O titular da pasta do Interior de Angola lamentou a atitude dos atacantes, reforçando que não havia outra hipótese "se não manter a segurança pública e a ordem no território".

"A autoridade do Estado tem que ser mantida a todo o custo. Nós apelamos mais uma vez que entendam, compreendam, que a atitude de resposta da polícia foi de acordo à situação surgida no momento", sublinhou.

Segundo o ministro, "o grupo de rebeldes" não está autorizado por lei a fazer qualquer manifestação, admitindo que no dia 16 de janeiro, num dia de semana, os mesmos pretenderam realizar uma manifestação contra o governo provincial, mas foram impedidos.
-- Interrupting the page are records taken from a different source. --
template <class I, int LO, int HI> struct IntOps : Ops<float> {
    LDPC_DEV static R maxval() { return (float)HI; }
    LDPC_DEV static R load(I x) { return (float)(int)x; }
    LDPC_DEV static R canon_late(R x) { return x; }
    LDPC_DEV static R keep_raw(I x) { return (float)(int)x; }
    LDPC_DEV static R load_nonan(I x) { return (float)(int)x; }
    LDPC_DEV static R clamp(R x) { return __builtin_amdgcn_fmed3f(x, (float)LO, (float)HI); }
    LDPC_DEV static R add(R a, R b) { return clamp(a + b); }
    LDPC_DEV static R sub(R a, R b) { return clamp(a - b); }
    LDPC_DEV static R sub_nv(R a, R b) { return a - b; }
    LDPC_DEV static R mag(R x) { return __builtin_fminf(__builtin_fabsf(x), (float)HI); }
    LDPC_DEV static bool drop(R nv, R old)
    {
        float p;
        asm("v_mul_f32_e32 %0, %1, %2" : "=v"(p) : "v"(nv), "v"(old));
        return p < 0.0f;
    }
    template <int FORM>
    LDPC_DEV static R self_correct(R nv, R old)
    {
        if constexpr (FORM == 6) {
            float sel, r;
            asm("v_fma_f32 %0, %1, %2, 1.0 clamp" : "=v"(sel) : "v"(nv), "v"(old));
            asm("v_fma_f32 %0, %1, %2, 0" : "=v"(r) : "v"(nv), "v"(sel));
            return r;
        } else if constexpr (FORM >= 2) {
            return Ops<float>::clamp_to_side<FORM>(nv, old, 0x1p20f);
        } else if constexpr (FORM == 1) {
            float p;
            asm("v_mul_f32_e32 %0, %1, %2" : "=v"(p) : "v"(nv), "v"(old));
            return Ops<float>::keep_unless_negative(p, nv);
        } else {
            return Ops<float>::select_zero(drop(nv, old), nv);
        }
    }
    template <bool BOUNDED, int FORM = 0> LDPC_DEV static R self_correct_b(R nv, R old) { return self_correct<FORM>(nv, old); }
    template <bool AX>
    LDPC_DEV static R min2_cap(R x)
    {
        R d;
        const float cap = (float)HI;
        if constexpr (AX) asm("v_min_f32_e64 %0, |%1|, %2" : "=v"(d) : "v"(x), "s"(cap));
        else asm("v_min_f32_e32 %0, %2, %1" : "=v"(d) : "v"(x), "s"(cap));
        return d;
    }
    template <bool AX, bool AY>
    LDPC_DEV static R min3_cap(R x, R y)
    {
        R d;
        const float cap = (float)HI;
        if constexpr (AX && AY) asm("v_min3_f32 %0, |%1|, |%2|, %3" : "=v"(d) : "v"(x), "v"(y), "s"(cap));
        else if constexpr (!AX && !AY) asm("v_min3_f32 %0, %1, %2, %3" : "=v"(d) : "v"(x), "v"(y), "s"(cap));
        else d = min2_cap<false>(Ops<float>::min2<AX, AY>(x, y));
        return d;
    }
};
template <> struct Ops<int8_t>  : IntOps<int8_t, -128, 127> {};
template <> struct Ops<int16_t> : IntOps<int16_t, -32768, 32767> {};

template <> struct Ops<int32_t> {
    using R = int;
    using E = float;
    LDPC_DEV static R zero() { return 0; }
    LDPC_DEV static R maxval() { return 0x7FFFFFFF; }
    LDPC_DEV static R load(int32_t x) { return x; }
    LDPC_DEV static R canon_late(R x) { return x; }
    LDPC_DEV static R keep_raw(int32_t x) { return x; }
    LDPC_DEV static R load_nonan(int32_t x) { return x; }
    LDPC_DEV static float store(R x) { return __int_as_float(x); }
    LDPC_DEV static R from_lds(float x) { return __float_as_int(x); }
    LDPC_DEV static int bits(R x) { return x; }
    static constexpr bool SIGN_WORD_IS_BIT31_ONLY = true;
    LDPC_DEV static int sign_word(R x) { return x & (int)0x80000000; }
    LDPC_DEV static R add(R a, R b) { R d; asm("v_add_i32 %0, %1, %2 clamp" : "=v"(d) : "v"(a), "v"(b)); return d; }
    LDPC_DEV static R sub(R a, R b) { R d; asm("v_sub_i32 %0, %1, %2 clamp" : "=v"(d) : "v"(a), "v"(b)); return d; }
    LDPC_DEV static R sub_nv(R a, R b) { return sub(a, b); }
    LDPC_DEV static R mag(R x) { const R s = x >> 31; return (R)((unsigned)(x ^ s) - (unsigned)s); }
    LDPC_DEV static R umin(R a, R b) { return (unsigned)b < (unsigned)a ? b : a; }
    template <bool AX, bool AY>
    LDPC_DEV static R min2(R x, R y)
    {
        const R a = AX ? mag(x) : x, b = AY ? mag(y) : y;
        return umin(a, b);
    }
    template <bool AX> LDPC_DEV static R min2_cap(R x) { return umin(AX ? mag(x) : x, maxval()); }
    template <bool AX, bool AY> LDPC_DEV static R min3_cap(R x, R y) { return umin(min2<AX, AY>(x, y), maxval()); }
    template <bool AX, bool AY, bool AZ>
    LDPC_DEV static R min3(R x, R y, R z) { return min2<false, AZ>(min2<AX, AY>(x, y), z); }
    template <int FORM>
    LDPC_DEV static R self_correct(R nv, R old)
    {
        const int negold = (int)(0u - (unsigned)old);
        const int drop = __builtin_amdgcn_bitop3_b32(nv, old, negold, 0x2C) >> 31;
        return __builtin_amdgcn_bitop3_b32(nv, drop, drop, 0x30);
    }
    template <bool BOUNDED, int FORM = 0> LDPC_DEV static R self_correct_b(R nv, R old) { return self_correct<0>(nv, old); }
    LDPC_DEV static R apply_sign(R m, int s_all, int s_own)
    {
        const int k = (s_all ^ s_own) >> 31;
        return (m ^ k) - k;
    }
};
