// ... 4 lines not shown
        RTB_TRY(need_pad_copy ? nhwc_input(ctx, x, &xs, pt, pl, pb, pr, (uint8_t)pad_value) : nhwc_input(ctx, x, &xs));

    rten_tensor bias_c;
    if (A.bias) RTB_TRY(sc.contiguous(&S.bias_v, &bias_c));
    auto epilogue = [&](EpilogueDesc& e, int64_t c0) {
        epi_out(e, ov, c0);
        e.act = A.act;
        e.act_alpha = A.act_alpha;
        e.act_beta = A.act_beta;
        if (A.bias) {
            e.bias = (const float*)bias_c.data + c0;
            e.bias_kind = 1;
        }
        if (A.residual) epi_residual(e, res_v, c0);
        if (A.kind == 1) {
            e.za8 = za8;
            e.za8_signed = x_signed;
            e.scale2 = scale2_p;
            e.range = range_p;
            e.colsum = w_colsum ? w_colsum + c0 : nullptr;
            e.zb = zb ? (zb_len == 1 ? zb : zb + c0) : nullptr;
            e.zb_len = zb ? (zb_len == 1 ? 1 : (int)Og) : 0;
            e.scale = scale_p;
            e.scale_len = scale_p ? 1 : 0;
        }
    };

    const bool smallc_ok = !implicit_ok && groups == 1 && dil[1] == 1 && (int64_t)B * OH * OW > 0 &&
                           !getenv("RTEN_B200_NO_SMALLC") &&
                           (A.kind == 0 ? Cg <= 4 && kw * 4 <= 32 : Cg <= 16 && kw <= 8 && !zb);
    if (smallc_ok) {
        const bool q8 = A.kind == 1;
        const int64_t pitch = q8 ? 16 : 4, kb = 128 / esize;
        const int64_t Hp = q8 ? H + pt + pb : H;
        const int64_t Wp = std::max<int64_t>(q8 ? W + pl + pr : 0, (OW - 1) * strides[1] + 8);
        void *xp = nullptr, *wsm = nullptr;
        RTB_TRY(temp_alloc(ctx, (size_t)(B * Hp * Wp * pitch) * esize, &xp));
        if (q8) {
            RTB_TRY(launch_smallc8_pad(ctx, x.data, xp, (int)B, (int)C, (int)H, (int)W, (int)Hp, (int)Wp, (int)pt, (int)pl,
                                       x.strides[0], x.strides[1], x.strides[2], x.strides[3], pad_value));
        } else {
            RTB_TRY(launch_smallc_pad(ctx, (const float*)x.data, (float*)xp, (int)B, (int)C, (int)H, (int)W, (int)Wp, (int)pl,
                                      x.strides[0], x.strides[1], x.strides[2], x.strides[3]));
        }
        RTB_TRY(temp_alloc(ctx, (size_t)(O * kh * 128), &wsm));
        if (q8) {
            RTB_TRY(launch_smallc8_pack_w(ctx, w.data, wsm, (int)O, (int)C, (int)kh, (int)kw, w.strides[0], w.strides[1],
                                          w.strides[2], w.strides[3]));
        } else {
            RTB_TRY(launch_smallc_pack_w(ctx, (const float*)w.data, (float*)wsm, (int)O, (int)C, (int)kh, (int)kw, w.strides[0],
                                         w.strides[1], w.strides[2], w.strides[3]));
        }
        GemmLaunch L;
        L.kind = A.kind;
        L.a_signed = x_signed;
        L.b_signed = w_signed;
        conv_geom(L, S);
        L.K = (int)(kh * kb);
        L.g.H = (int)Hp;
        L.g.W = (int)OW;
        L.g.C = (int)kb;
        L.g.kw = 1;
        L.g.sx = 1;
        L.g.pt = q8 ? 0 : (int)pt;
        L.g.pl = 0;
        L.a.base = xp;
        L.a.dims[0] = kb;
        L.a.dims[1] = OW;
        L.a.dims[2] = Hp;
        L.a.dims[3] = B;
        L.a.strides[1] = strides[1] * pitch;
        L.a.strides[2] = Wp * pitch;
        L.a.strides[3] = Hp * Wp * pitch;
        if (!q8 && ctx->f32_mode == RTEN_F32_TF32X3 && !getenv("RTEN_B200_X3_THREE_PLANES")) {
            float* xlo = nullptr;
            const long long n = (long long)B * H * Wp * 4;
            RTB_TRY(temp_alloc(ctx, (size_t)n * 4, (void**)&xlo));
            const long long fd[4] = {n, 1, 1, 1}, fs[4] = {1, n, n, n};
            RTB_TRY(launch_tf32x3_split(ctx, (const float*)xp, xlo, fd, fs, n, 2));
            L.a_lo_base = xlo;
        }
        L.b = packed_weight(wsm, kb, O, kh);
        epilogue(L.epi, 0);
        const rten_status st = launch_umma_gemm(ctx, L);
        if (st != RTEN_ERR_UNSUPPORTED_VALUE) return st;
    }

    for (int g = 0; g < groups; g++) {
        GemmLaunch L;
        L.kind = A.kind;
        L.a_signed = x_signed;
        L.b_signed = w_signed;
        L.N = (int)Og;
        L.K = (int)(kh * kw * Cg);
        EpilogueDesc& e = L.epi;
        epilogue(e, g * Og);
        const uint8_t* wg = (const uint8_t*)wp + (size_t)(g * Og * kh * kw * Cg) * esize;

        if (implicit_ok) {
            conv_geom(L, S);
            L.g.H = (int)xs.shape[2];
            L.g.W = (int)xs.shape[3];
            if (need_pad_copy) L.g.pt = L.g.pl = 0;
            L.a = nhwc(xs, Cg, g * Cg);
            L.b = packed_weight(wg, Cg, Og, kh * kw);
            if (A.pw && A.kind == 0 && groups == 1 && wg == A.pw->data && A.cache_x3)
                L.b_x3_slot = &const_cast<rten_packed*>(A.pw)->x3;
            if (A.x_lo && xs.data == x.data) L.a_lo_base = (const float*)A.x_lo + g * Cg;
            if (zb) {
                int32_t* rs = nullptr;
                RTB_TRY(temp_alloc(ctx, (size_t)(B * OH * OW) * 4, (void**)&rs));
                void* ones = nullptr;
                RTB_TRY(temp_alloc(ctx, (size_t)(kh * kw * Cg), &ones));
                RTB_TRY(launch_fill8(ctx, ones, kh * kw * Cg, 1));
                GemmLaunch R = L;
                R.N = 1;
                R.b_signed = 1;
                R.b.base = ones;
                R.b.dims[1] = 1;
                R.epi = EpilogueDesc();
                R.epi.d = rs;
                R.epi.d_is_i32 = 1;
                R.epi.s_z0 = OH * OW;
                R.epi.s_row = OW;
                R.epi.s_z1 = 1;
                R.epi.s_col = B * OH * OW;
                if (const rten_status st = launch_umma_gemm(ctx, R)) return fail(ctx, st, "conv window-sum GEMM could not be launched");
                e.rowsum = rs;
            }
            const rten_status st = launch_umma_gemm(ctx, L);
            if (st != RTEN_ERR_UNSUPPORTED_VALUE) {
                RTB_TRY(st);
                continue;
            }
        }
        const int64_t Kd = kh * kw * Cg;
        const int64_t kpad = round_up(Kd, 16 / esize);
        void* col = nullptr;
        RTB_TRY(temp_alloc(ctx, (size_t)(B * OH * OW * kpad) * esize, &col));
        Im2ColParams ip;
        ip.B = (int)B;
        ip.C = (int)Cg;
        ip.H = (int)H;
        ip.W = (int)W;
        ip.OH = (int)OH;
        ip.OW = (int)OW;
        ip.kh = (int)kh;
        ip.kw = (int)kw;
        ip.sy = (int)strides[0];
        ip.sx = (int)strides[1];
        ip.dy = (int)dil[0];
        ip.dx = (int)dil[1];
        ip.pt = (int)pt;
        ip.pl = (int)pl;
        ip.c0 = (int)(g * Cg);
        ip.kpad = (int)kpad;
        ip.xs_b = x.strides[0];
        ip.xs_c = x.strides[1];
        ip.xs_h = x.strides[2];
        ip.xs_w = x.strides[3];
        RTB_TRY(launch_im2col(ctx, esize, x.data, col, ip, pad_value));
        L.conv = 0;
        L.M = (int)(B * OH * OW);
        L.z0 = L.z1 = 1;
        L.a = OperandDesc();
        L.a.base = col;
        L.a.dims[0] = Kd;
        L.a.dims[1] = B * OH * OW;
        L.a.strides[1] = kpad;
        L.b = OperandDesc();
        L.b.base = wg;
        L.b.dims[0] = Kd;
        L.b.dims[1] = Og;
        L.b.strides[1] = Kd;
        if (!tma_compatible(L.b, esize, 4)) {
            void* wb = nullptr;
            RTB_TRY(temp_alloc(ctx, (size_t)(Og * kpad) * esize, &wb));
            long long shape[2] = {Og, Kd}, ss[2] = {Kd, 1}, ds[2] = {kpad, 1};
            RTB_TRY(launch_nd_copy(ctx, esize, wg, wb, 2, shape, ss, ds));
            L.b.base = wb;
            L.b.strides[1] = kpad;
        }
        const bool uniform = (ov.strides[2] == OW * ov.strides[3]) && (ov.strides[0] == OH * ov.strides[2] || B == 1);
        const bool r_uniform = !A.residual || ((res_v.strides[2] == OW * res_v.strides[3]) &&
                                               (res_v.strides[0] == OH * res_v.strides[2] || B == 1));
        if (zb) {
            int32_t* rs = nullptr;
            RTB_TRY(temp_alloc(ctx, (size_t)(B * OH * OW) * 4, (void**)&rs));
            RTB_TRY(launch_rowsum8(ctx, col, x_signed, B * OH * OW, (int)Kd, kpad, rs));
            e.rowsum = rs;
        }
        if (uniform && r_uniform) {
            e.s_row = ov.strides[3];
            e.s_z0 = e.s_z1 = 0;
            if (A.residual) {
                e.r_row = res_v.strides[3];
                e.r_z0 = e.r_z1 = 0;
            }
            if (const rten_status st = launch_umma_gemm(ctx, L)) return fail(ctx, st, "conv GEMM could not be launched");
        } else {
            void* tmp = nullptr;
            RTB_TRY(temp_alloc(ctx, (size_t)(B * OH * OW * Og) * 4, &tmp));
            EpilogueDesc e2 = e;
            e2.d = tmp;
            e2.s_row = Og;
            e2.s_col = 1;
            e2.s_z0 = e2.s_z1 = 0;
            e2.r = nullptr;
            e2.act = A.residual ? 0 : A.act;
            GemmLaunch L2 = L;
            L2.epi = e2;
            if (const rten_status st = launch_umma_gemm(ctx, L2)) return fail(ctx, st, "conv GEMM could not be launched");
            long long shape[4] = {B, OH, OW, Og};
            long long ss[4] = {OH * OW * Og, OW * Og, Og, 1};
            long long ds[4] = {ov.strides[0], ov.strides[2], ov.strides[3], ov.strides[1]};
            if (A.residual) {
                long long rs4[4] = {res_v.strides[0], res_v.strides[2], res_v.strides[3], res_v.strides[1]};
// ... 614 lines not shown
    p->kh = S.kh;
    p->kw = S.kw;
    p->groups = S.groups;
    p->sy = S.sy;
    p->sx = S.sx;
    p->dy = S.dy;
    p->dx = S.dx;
    p->phases.assign((size_t)(S.sy * S.sx), nullptr);
    for (int64_t ry = 0; ry < S.sy; ry++)
        for (int64_t rx = 0; rx < S.sx; rx++) {
            const AxisTaps ty = axis_taps(S.kh, S.sy, S.dy, ry), tx = axis_taps(S.kw, S.sx, S.dx, rx);
            if (ty.T == 0 || tx.T == 0) continue;
            rten_packed* ph = new rten_packed();
            p->phases[(size_t)(ry * S.sx + rx)] = ph;
            ph->kind = 1;
            ph->O = S.O;
            ph->Cg = S.Cg;
            ph->kh = ty.T;
            ph->kw = tx.T;
            ph->groups = S.groups;
            RTB_TRY(pool_alloc(ctx, (size_t)std::max<int64_t>(S.O * ty.T * tx.T * S.Cg, 1) * 4, &ph->data));
            RTB_TRY(pack_transpose_phase(ctx, S, ty, tx, ph->data));
        }
    RTB_TRY(sc.finish(RTEN_OK));
    *out = p.release();
    return RTEN_OK;
}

"Já tínhamos domínio [noção] do que este movimento queria fazer e [que] ia dar uma situação fora do normal, uma vez que eles não tinham sido autorizados", disse.

De acordo com Eugénio Laborinho, o líder do movimento foi indiciado porque as pessoas envolvidas no processo-crime aberto, na sequência do incidente, já o acusaram "e a justiça vai tratar dele".

"Ele vai justificar por que razão insiste em criar situações de embaraço na região leste, nomeadamente na província da Lunda Norte, quais são os objetivos, quem está por detrás disso e o que é que lhe vai na alma, para se justificar", referiu. "Temos provas materiais, e a outra são os intentos, os objetivos desta rebelião. Os processos estão aí, vocês vão ter a oportunidade de ver", disse ainda.

Ainda não houve, porém, à data qualquer reação por parte do Presidente de Angola, João Lourenço, nem do partido de Governo, o MPLA.